EXERCISE REQUIREMENTS: Line filter on the word "wtab": copy each matching line from the entries.

DATA EXTRACTS:
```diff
@@ -39,8 +77,9 @@
   ge_p3_to_cached(tab[1], P2);
   acc = P2;
 #pragma clang loop unroll(disable)
-  for (int k = 2; k < 8; k++) {
-    ge_add(t, acc, tab[0]);
+  for (int k = 2; k < N; k++) {
+    if constexpr (Z1 && PRAOS_TAB_Z1) ge_add_z1(t, acc, tab[0]);
+    else ge_add(t, acc, tab[0]);
     ge_p1p1_to_p3(acc, t);
     ge_p3_to_cached(tab[k], acc);
   }
@@ -66,7 +105,7 @@
   }
   ge_niels_cneg(c, neg);
 }
-FE_INLINE void select_cached(ge_cached& c, const ge_cached tab[8], int d) {
+FE_INLINE void select_cached(ge_cached& c, const ge_cached* tab, int d) {
   const int a = d < 0 ? -d : d;
   c = tab[a == 0 ? 0 : a - 1];
   cached_fix(c, a == 0, d < 0);
@@ -76,6 +115,23 @@
   c = tab[a == 0 ? 0 : a - 1];
   niels_fix(c, a == 0, d < 0);
 }
+
+#ifndef PRAOS_CHAIN_START
+#define PRAOS_CHAIN_START 1
+#endif
+FE_INLINE void start_cached(ge_p1p1& x, const ge_cached& c) {
+  fe_sub(x.X, c.YpX, c.YmX);
+  fe_add(x.Y, c.YpX, c.YmX);
+  fe_add(x.Z, c.Z, c.Z);
+  x.T = x.Z;
+}
+FE_INLINE void start_niels(ge_p1p1& x, const ge_niels& c) {
+  fe_sub(x.X, c.ypx, c.ymx);
+  fe_add(x.Y, c.ypx, c.ymx);
+  fe_set(x.Z, 2);
+  fe_set(x.T, 2);
+}
+FE_INLINE void start_to_p2(ge_p2& q, const ge_p1p1& x) { q.X = x.X; q.Y = x.Y; q.Z = x.Z; }
 
 FE_INLINE void dbl4_p1p1(ge_p1p1& x, const ge_p2& acc) {
   ge_p2 q = acc;
@@ -103,12 +159,19 @@
   for (int j = NWIN - 1; j >= 0; j--) {
     if (j == NWIN - 1) ge_p1p1_identity(x);
     else dbl4_p1p1(x, acc);
+    bool fresh = PRAOS_CHAIN_START && j == NWIN - 1, sform = false;
     if constexpr (NP > 0) {
       if (j < NP) {
         ge_cached c;
         select_cached(c, tp, (int)(pw[7] >> 28) - 8);
-        ge_p1p1_to_p3(a3, x);
-        ge_add(x, a3, c);
+        if (fresh) {
+          start_cached(x, c);
+        } else {
+          ge_p1p1_to_p3(a3, x);
+          ge_add(x, a3, c);
+        }
+        sform = fresh;
+        fresh = false;
       }
       shl_small<8, 4>(pw);
     }
@@ -116,8 +179,14 @@
       if (j < NQ) {
         ge_cached c;
         select_cached(c, tq, (int)(qw[7] >> 28) - 8);
-        ge_p1p1_to_p3(a3, x);
-        ge_add(x, a3, c);
+        if (fresh) {
+          start_cached(x, c);
+        } else {
+          ge_p1p1_to_p3(a3, x);
+          ge_add(x, a3, c);
+        }
+        sform = fresh;
+        fresh = false;
       }
       shl_small<8, 4>(qw);
     }
@@ -126,22 +195,36 @@
         ge_niels nb;
         if constexpr (TWO_B) {
           select_niels(nb, btab, (int)(fw[3] >> 24) - 128);
-          ge_p1p1_to_p3(a3, x);
-          ge_madd(x, a3, nb);
+          if (fresh) {
+            start_niels(x, nb);
+          } else {
+            ge_p1p1_to_p3(a3, x);
+            ge_madd(x, a3, nb);
+          }
           select_niels(nb, btab + BTAB_N, (int)(fw[7] >> 24) - 128);
           ge_p1p1_to_p3(a3, x);
           ge_madd(x, a3, nb);
+          sform = false;
           shl_small<4, 8>(fw);
           shl_small<4, 8>(fw + 4);
         } else {
           select_niels(nb, btab, (int)(fw[7] >> 24) - 128);
-          ge_p1p1_to_p3(a3, x);
-          ge_madd(x, a3, nb);
+          if (fresh) {
+            start_niels(x, nb);
+          } else {
+            ge_p1p1_to_p3(a3, x);
+            ge_madd(x, a3, nb);
+          }
+          sform = fresh;
           shl_small<8, 8>(fw);
         }
+        fresh = false;
       }
     }
-    if (j > 0) ge_p1p1_to_p2(acc, x);
+    if (j > 0) {
+      if (sform) start_to_p2(acc, x);
+      else ge_p1p1_to_p2(acc, x);
+    }
   }
   out = x;
 }
@@ -150,11 +233,12 @@
 #define PRAOS_ROLLED 1
 #endif
 
-FE_INLINE void dbl4_rolled(ge_p1p1& x) {
+FE_INLINE void dbl4_rolled(ge_p1p1& x, bool sform = false) {
 #pragma clang loop unroll(disable)
   for (int k = 0; k < 4; k++) {
     ge_p2 q;
-    ge_p1p1_to_p2(q, x);
+    if (sform && k == 0) start_to_p2(q, x);
+    else ge_p1p1_to_p2(q, x);
     ge_p2_dbl(x, q);
   }
 }
@@ -165,6 +249,12 @@
   ge_p1p1_to_p3(a3, x);
   cached_fix(c, a == 0, d < 0);
   ge_add(x, a3, c);
+}
+FE_INLINE void start_cached_sel(ge_p1p1& x, const ge_cached* __restrict__ tab, int d) {
+  const int a = d < 0 ? -d : d;
+  ge_cached c = tab[a == 0 ? 0 : a - 1];
+  cached_fix(c, a == 0, d < 0);
+  start_cached(x, c);
 }
 FE_INLINE void add_niels_sel(ge_p1p1& x, const ge_niels* __restrict__ tab, int d) {
   const int a = d < 0 ? -d : d;
@@ -184,15 +274,18 @@
   static_assert(NB == 0 || NWIN - 1 <= 2 * NB, "chain starts above the top fixed-base byte");
   if constexpr (NP > 0) shl_const<8, 4 * (64 - NWIN)>(pw);
   if constexpr (NQ > 0) shl_const<8, 4 * (64 - NWIN)>(qw);
-  ge_p1p1 x;
-  ge_p1p1_identity(x);
+  constexpr bool START = PRAOS_CHAIN_START && NP == NWIN;
+  constexpr bool TOP_ALONE = NQ < NWIN && !(NB > 0 && ((NWIN - 1) & 1) == 0 && ((NWIN - 1) >> 1) < NB);
+  ge_p1p1 x;
+  if constexpr (START) start_cached_sel(x, tp, (int)(pw[7] >> 28) - 8);
+  else ge_p1p1_identity(x);
 #pragma clang loop unroll(disable)
   for (int j = NWIN - 1; j >= 0; j--) {
-    if (j != NWIN - 1) dbl4_rolled(x);
+    if (j != NWIN - 1) dbl4_rolled(x, START && TOP_ALONE && j == NWIN - 2);
     if constexpr (NP > 0) {
       const int nt = (NQ > 0 && j < NQ) ? 2 : (j < NP ? 1 : 0);
 #pragma clang loop unroll(disable)
-      for (int t = 0; t < nt; t++) {
+      for (int t = (START && j == NWIN - 1) ? 1 : 0; t < nt; t++) {
         uint32_t top = pw[7];
         if constexpr (NQ > 0) top = t == 0 ? pw[7] : qw[7];
         add_cached_sel(x, (NQ > 0 && t != 0) ? tq : tp, (int)(top >> 28) - 8);
@@ -220,6 +313,40 @@
   out = x;
 }
 
+#define V32_DIGITS 51
+#define V32_TAB 16
+FE_INLINE void straus_v32(ge_p1p1& out, const ge_cached* tp, uint32_t pw[8], const ge_cached* tq, uint32_t qw[8]) {
+  constexpr int TOP = 5 * (V32_DIGITS - 1);
+  static_assert(TOP + 5 == 255 && TOP > 4 * 32, "51 digits of 5 bits; the top one above Q's nibbles");
+  shl_small<8, 1>(pw);
+  shl_const<8, 4 * (64 - 33)>(qw);
+  ge_p1p1 x;
+#if PRAOS_CHAIN_START
+  start_cached_sel(x, tp, (int)(pw[7] >> 27) - 16);
+#else
+  ge_p1p1_identity(x);
+#endif
+#pragma clang loop unroll(disable)
+  for (int b = TOP; b >= 0; b--) {
+    if (b != TOP) {
+      ge_p2 q;
+      if (PRAOS_CHAIN_START && b == TOP - 1) start_to_p2(q, x);
+      else ge_p1p1_to_p2(q, x);
+      ge_p2_dbl(x, q);
+    }
+    const bool hp = b % 5 == 0, hq = (b & 3) == 0 && b < 4 * 33;
+    const int nt = (hp ? 1 : 0) + (hq ? 1 : 0);
+#pragma clang loop unroll(disable)
+    for (int t = (PRAOS_CHAIN_START && b == TOP) ? 1 : 0; t < nt; t++) {
+      const bool isp = hp && t == 0;
+      add_cached_sel(x, isp ? tp : tq, isp ? (int)(pw[7] >> 27) - 16 : (int)(qw[7] >> 28) - 8);
+    }
+    if (hp) shl_small<8, 5>(pw);
+    if (hq) shl_small<8, 4>(qw);
+  }
+  out = x;
+}
+
 FE_INLINE void ge_scalarmult_base(ge_p3& R, const uint32_t s[8], const ge_niels* __restrict__ btab) {
   uint32_t fw[8];
   sc_recode256(fw, s);
@@ -263,13 +390,17 @@
                            const ge_niels* __restrict__ comb, const uint32_t fw[8]) {
   static_assert(NPC >= 1 && NPC + (P_TOP ? 1 : 0) <= KT_CHUNKS, "chunk count");
   ge_p1p1 x;
+#if PRAOS_CHAIN_START
+  start_cached_sel(x, ktab, (int)((pw[0] >> 12) & 15u) - 8);
+#else
   ge_p1p1_identity(x);
+#endif
 #pragma clang loop unroll(disable)
   for (int m = 3; m >= 0; m--) {
     if (m != 3) dbl4_rolled(x);
     const int nt = NPC + ((P_TOP && m == 0) ? 1 : 0);
 #pragma clang loop unroll(disable)
-    for (int k = 0; k < nt; k++) {
+    for (int k = (PRAOS_CHAIN_START && m == 3) ? 1 : 0; k < nt; k++) {
       const uint32_t w = word_sel<(NPC + 2) / 2>(pw, k >> 1);
       add_cached_sel(x, ktab + 8 * k, (int)((w >> (16 * (k & 1) + 4 * m)) & 15u) - 8);
     }
@@ -300,10 +431,14 @@
   uint32_t w[5];
   sc_recode64(w, p);
   ge_p1p1 x;
+#if PRAOS_CHAIN_START
+  start_cached_sel(x, wtab, (int)(w[0] & 63u) - 32);
+#else
   ge_p1p1_identity(x);
+#endif
 #pragma clang loop unroll(disable)
   for (int k = 0; k < WT_POS; k++) {
-    add_cached_sel(x, wtab + WT_N * k, (int)(w[0] & 63u) - 32);
+    if (!PRAOS_CHAIN_START || k != 0) add_cached_sel(x, wtab + WT_N * k, (int)(w[0] & 63u) - 32);
 #pragma unroll
     for (int i = 0; i < 4; i++) w[i] = __builtin_amdgcn_alignbit(w[i + 1], w[i], 6);
     w[4] >>= 6;
```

EXERCISE ANSWER:
+  start_cached_sel(x, wtab, (int)(w[0] & 63u) - 32);
-    add_cached_sel(x, wtab + WT_N * k, (int)(w[0] & 63u) - 32);
+    if (!PRAOS_CHAIN_START || k != 0) add_cached_sel(x, wtab + WT_N * k, (int)(w[0] & 63u) - 32);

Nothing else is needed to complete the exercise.